We use Qlikview for a dataset of 1.5 billion rows.  Due to its size, normal methods of calcuating fields can take too long and I have to look for another method.

I am really struggling with the speed of one calculation that uses the aggr function.  We want to roll up item level data to calculate the number of people who have bought 1,2,3 etc of a particular item in one transaction (a basket).  The outcome looks as follows...

Target Units          Basket Count

     1                         8,000,000

     2                         6,000,000

     3                         3,000,000

     4                         1,000,000

The calculated dimension and expression formula I have used for this is below.  Does anyone know another way we could get this result using a different method that might run faster?  The approach of using a dimension with the aggr function is taking 5 minutes to calculate!

Dimension =aggr(distinct sum(SALES_UNITS), BasketNumber)

Expression = count(distinct BasketNumber)

Many thanks for any help.

10 Replies
Jason_Michaelides
Luminary Alumni
Luminary Alumni

Hi Tom,

Firstly, using COUNT(DISTINCT xxxx) across 1.5bn rows is going to hit your performance significantly I would think (depending on the number of distinct BasketNumbers).  Try this first:

In your script, add a field to your Basket table:

,1     AS     %Counter_Basket

I am assuming the Basket table contains only DISTINCT BasketNumbers. If not, extract to a different table:

BasketNumbers:

LOAD DISTINCT

     BasketNumber

     ,1     AS     %Counter_Basket

RESIDENT TableWithBasketNumberInIt;

(I have prefixed the field with % to hide it - you will need to add SET HidePrefix = '%'; to the top of your script)

Then, as your expression, use SUM(%Counter_Basket) instead of COUNT(DISTINCT BasketNumber).

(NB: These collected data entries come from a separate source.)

template <int RT, bool ENERGY>
__device__ __forceinline__ void n3_cluster_pass(const N3Args &a, int lane, int Al, int c, unsigned mb, unsigned desc,
                                                const double (&xi)[RT], const double (&yi)[RT], const double (&zi)[RT],
                                                double (&ax)[RT], double (&ay)[RT], double (&az)[RT], double *parked,
                                                double *out , double &s12, double &s6)
{
    const size_t P = a.P;
    const int gj = (a.G == 1) ? 0 : c / a.TB;
    const double *cb = a.pos + (size_t)gj * 3 * P + (size_t)(c - gj * a.TB) * kTile + lane;
    double xj = cb[0], yj = cb[P], zj = cb[2 * P];
    xj += (double)((int)((desc >> 11) & 7u) - 2) * a.L;
    yj += (double)((int)((desc >> 14) & 7u) - 2) * a.L;
    zj += (double)((int)((desc >> 17) & 7u) - 2) * a.L;

    const float *d2 = a.desc2 + ((size_t)Al * a.T + c) * 8;
    const float nx = d2[0], ny = d2[1], nz = d2[2];
    float thr[4] = {d2[3], d2[4], d2[5], d2[6]};

    const float proj = (float)fma((double)nz, zj, fma((double)ny, yj, (double)nx * xj));
    const unsigned sorted = wave_sort(ordered_key(proj) | (unsigned)lane);
    const int slot = (int)(sorted & 63u);

    wave_lds_sync<1>();
    parked[lane] = xj;
    parked[kLdsAxis + lane] = yj;
    parked[2 * kLdsAxis + lane] = zj;
    wave_lds_sync<1>();
    xj = parked[slot];
    yj = parked[kLdsAxis + slot];
    zj = parked[2 * kLdsAxis + slot];
    wave_lds_sync<1>();
    const int row = lane >> 4, i = lane & (kClu - 1);
    {
        double *pk = parked + 2 * kClu * row + i;
        pk[0] = xj; pk[kClu] = xj;
        pk[kLdsAxis] = yj; pk[kLdsAxis + kClu] = yj;
        pk[2 * kLdsAxis] = zj; pk[2 * kLdsAxis + kClu] = zj;
    }
    wave_lds_sync<1>();

#pragma unroll 1
    for (int cl = 0; cl < kNClu; ++cl) {
        const float kmin = key_value((unsigned)__builtin_amdgcn_readlane((int)sorted, cl * kClu));
        unsigned mbc = 0;
#pragma unroll
        for (int k = 0; k < RT; ++k)
            if (((mb >> k) & 1u) && kmin <= thr[k]) mbc |= 1u << k;
        double jx = 0.0, jy = 0.0, jz = 0.0;
        if (mbc) {
            const double *pk = parked + 2 * kClu * cl + i;
            const double x0 = pk[kClu], y0 = pk[kLdsAxis + kClu], z0 = pk[2 * kLdsAxis + kClu];
            if (mbc == ((1u << RT) - 1u))
                column_cluster_loop<RT, false, (RT == 2 || RT == 4) && LJMD_BATCH_RCP, ENERGY>(
                    xi, yi, zi, ax, ay, az, x0, y0, z0, pk, mbc, a.rc2, jx, jy, jz, s12, s6);
            else
                column_cluster_loop<RT, true, false, ENERGY>(xi, yi, zi, ax, ay, az, x0, y0, z0, pk, mbc, a.rc2, jx, jy,
                                                             jz, s12, s6);
            jx = rows_sum(jx);
            jy = rows_sum(jy);
            jz = rows_sum(jz);
        }
#ifdef LJMD_VARIANT_STATS
        if (lane == 0) atomicAdd(&g_variant_stats[64 + __builtin_popcount(mbc)], 1ull);
#endif
        if (row == cl) {
            out[slot] = jx;
            out[kTile + slot] = jy;
            out[2 * kTile + slot] = jz;
        }
    }
}

template <int RT, int W, bool ENERGY>
__device__ __forceinline__ void n3_tile_pass(const N3Args &a, int lane, int c, int d, int l, int s0, int ns, unsigned mb,
                                             unsigned desc, const double (&xi)[RT],
                                             const double (&yi)[RT], const double (&zi)[RT], double (&ax)[RT],
                                             double (&ay)[RT], double (&az)[RT], double *parked,
                                             double &jx, double &jy, double &jz, int &s_end, double &s12, double &s6)
{
    const size_t P = a.P;
    const int gj = (a.G == 1) ? 0 : c / a.TB;
    const double *cb = a.pos + (size_t)gj * 3 * P + (size_t)(c - gj * a.TB) * kTile + lane;
    double xj = cb[0], yj = cb[P], zj = cb[2 * P];

    const int nu = (int)((desc >> 4) & 31u);
    const bool inner = ((desc >> 9) & 1u) != 0, full = ((desc >> 10) & 1u) != 0;
    const double sx = (double)((int)((desc >> 11) & 7u) - 2) * a.L;
    const double sy = (double)((int)((desc >> 14) & 7u) - 2) * a.L;
    const double sz = (double)((int)((desc >> 17) & 7u) - 2) * a.L;

    const bool diag = d == 0 && ((mb >> l) & 1u);
    const bool general_all = nu == 7 || diag;
    int loop = 7;
    double hx = 0.0, hy = 0.0, hz = 0.0;
    if (!general_all) {
        xj += sx; yj += sy; zj += sz;
        loop = 8;
        if (nu >= 27 && nu <= 30) {
            const double half = 0.5 * a.L;
            const unsigned st = (desc >> 22) & 7u, sg = (desc >> 25) & 7u;
            if (st & 1u) { hx = half; xj += (sg & 1u) ? half : -half; }
            if (st & 2u) { hy = half; yj += (sg & 2u) ? half : -half; }
            if (st & 4u) { hz = half; zj += (sg & 4u) ? half : -half; }
            loop = nu == 30 ? 40 : 32 + (nu - 27);
        }
    }
    wave_lds_sync<W>();
#pragma unroll
    for (int q = 0; q < 3; ++q) {
        const double val = q == 0 ? xj : q == 1 ? yj : zj;
        parked[q * kLdsAxis + lane] = val;
        parked[q * kLdsAxis + kTile + lane] = val;
    }
    wave_lds_sync<W>();
    if (diag) {
        const int t0 = RT == 1 ? max(s0, 1) : s0, t1 = RT == 1 ? min(s0 + ns, kTile / 2 + 1) : s0 + ns;
        const double *q0 = parked + lane + kTile;
        for (int s = t0; s < t1; ++s) {
            const double cx = q0[-s], cy = q0[kLdsAxis - s], cz = q0[2 * kLdsAxis - s];
#pragma unroll
            for (int k = 0; k < RT; ++k) {
                if (!((mb >> k) & 1u)) continue;
                if (k == l) {
                    if (s >= 1 && s <= kTile / 2)
                        pair_n3<true, 7, false, ENERGY>(xi[k], yi[k], zi[k], cx, cy, cz, a.L, a.invL, a.rc2,
                                         s < kTile / 2 || lane < kTile / 2, 0.0, 0.0, 0.0, ax[k], ay[k], az[k], jx,
                                         jy, jz, s12, s6);
                } else {
                    pair_n3<false, 7, false, ENERGY>(xi[k], yi[k], zi[k], cx, cy, cz, a.L, a.invL, a.rc2, true, 0.0,
                                      0.0, 0.0, ax[k], ay[k], az[k], jx, jy, jz, s12, s6);
                }
            }
            jx = dpp_rotate(jx); jy = dpp_rotate(jy); jz = dpp_rotate(jz);
        }
        s_end = max(t0, t1);
        return;
    }
    s_end = s0 + ns;
#define LJMD_LOOP(NU_, MASKED_, INNER_)                                                                      \
    column_tile_loop<RT, NU_, MASKED_, INNER_, false, ENERGY>(xi, yi, zi, ax, ay, az, parked + lane - s0, ns, mb, a.L, a.invL,  \
                                                  a.rc2, hx, hy, hz, jx, jy, jz, s12, s6)
#define LJMD_LOOP_ALL(NU_, INNER_)                                                                           \
    column_tile_loop<RT, NU_, false, INNER_, (RT == 2 || RT == 4) && LJMD_BATCH_RCP, ENERGY>(                              \
        xi, yi, zi, ax, ay, az, parked + lane - s0, ns, mb, a.L, a.invL, a.rc2, hx, hy, hz, jx, jy, jz, s12, s6)
    const bool all4 = mb == ((1u << RT) - 1u) && (full || !LJMD_BATCH_RCP);
#ifdef LJMD_VARIANT_STATS
    if (lane == 0)
    {
        atomicAdd(&g_variant_stats[(nu & 31) * 2 + (inner ? 1 : 0)], (unsigned long long)__builtin_popcount(mb));
        atomicAdd(&g_variant_stats[56 + __builtin_popcount(mb)], 1ull);
    }
#endif
    if (loop == 8 && inner) { if (all4) LJMD_LOOP_ALL(8, true); else LJMD_LOOP(8, true, true); }
    else if (loop == 8)     { if (all4) LJMD_LOOP_ALL(8, false); else LJMD_LOOP(8, true, false); }
    else if (loop == 32)    { if (all4) LJMD_LOOP_ALL(32, false); else LJMD_LOOP(32, true, false); }
    else if (loop == 33)    { if (all4) LJMD_LOOP_ALL(33, false); else LJMD_LOOP(33, true, false); }
    else if (loop == 34)    { if (all4) LJMD_LOOP_ALL(34, false); else LJMD_LOOP(34, true, false); }
    else if (loop == 40)    { if (all4) LJMD_LOOP_ALL(40, false); else LJMD_LOOP(40, true, false); }
    else                    { if (all4) LJMD_LOOP_ALL(7, false); else LJMD_LOOP(7, true, false); }
#undef LJMD_LOOP_ALL
#undef LJMD_LOOP
}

Try that first and it should improve. If you still need more improvement then we can attack the Aggr() too.

Hope this helps,

Jason

Not applicable
Author

Thanks Jason,

I have implemented your suggestions to remove the count distincts and it has improved the timings, but it still takes just over 4 minutes to run.  Any further thoughts you may have on the aggr function would be appreciated.

John

Jason_Michaelides
Luminary Alumni
Luminary Alumni

Can you post a screenshot of your data model?

rwunderlich
Partner Ambassador/MVP
Partner Ambassador/MVP

If possible, some pre aggregation in the script would be helpful. If the reporting dimension always a single item#? And can there be additional filters applied to ta basket/item combo?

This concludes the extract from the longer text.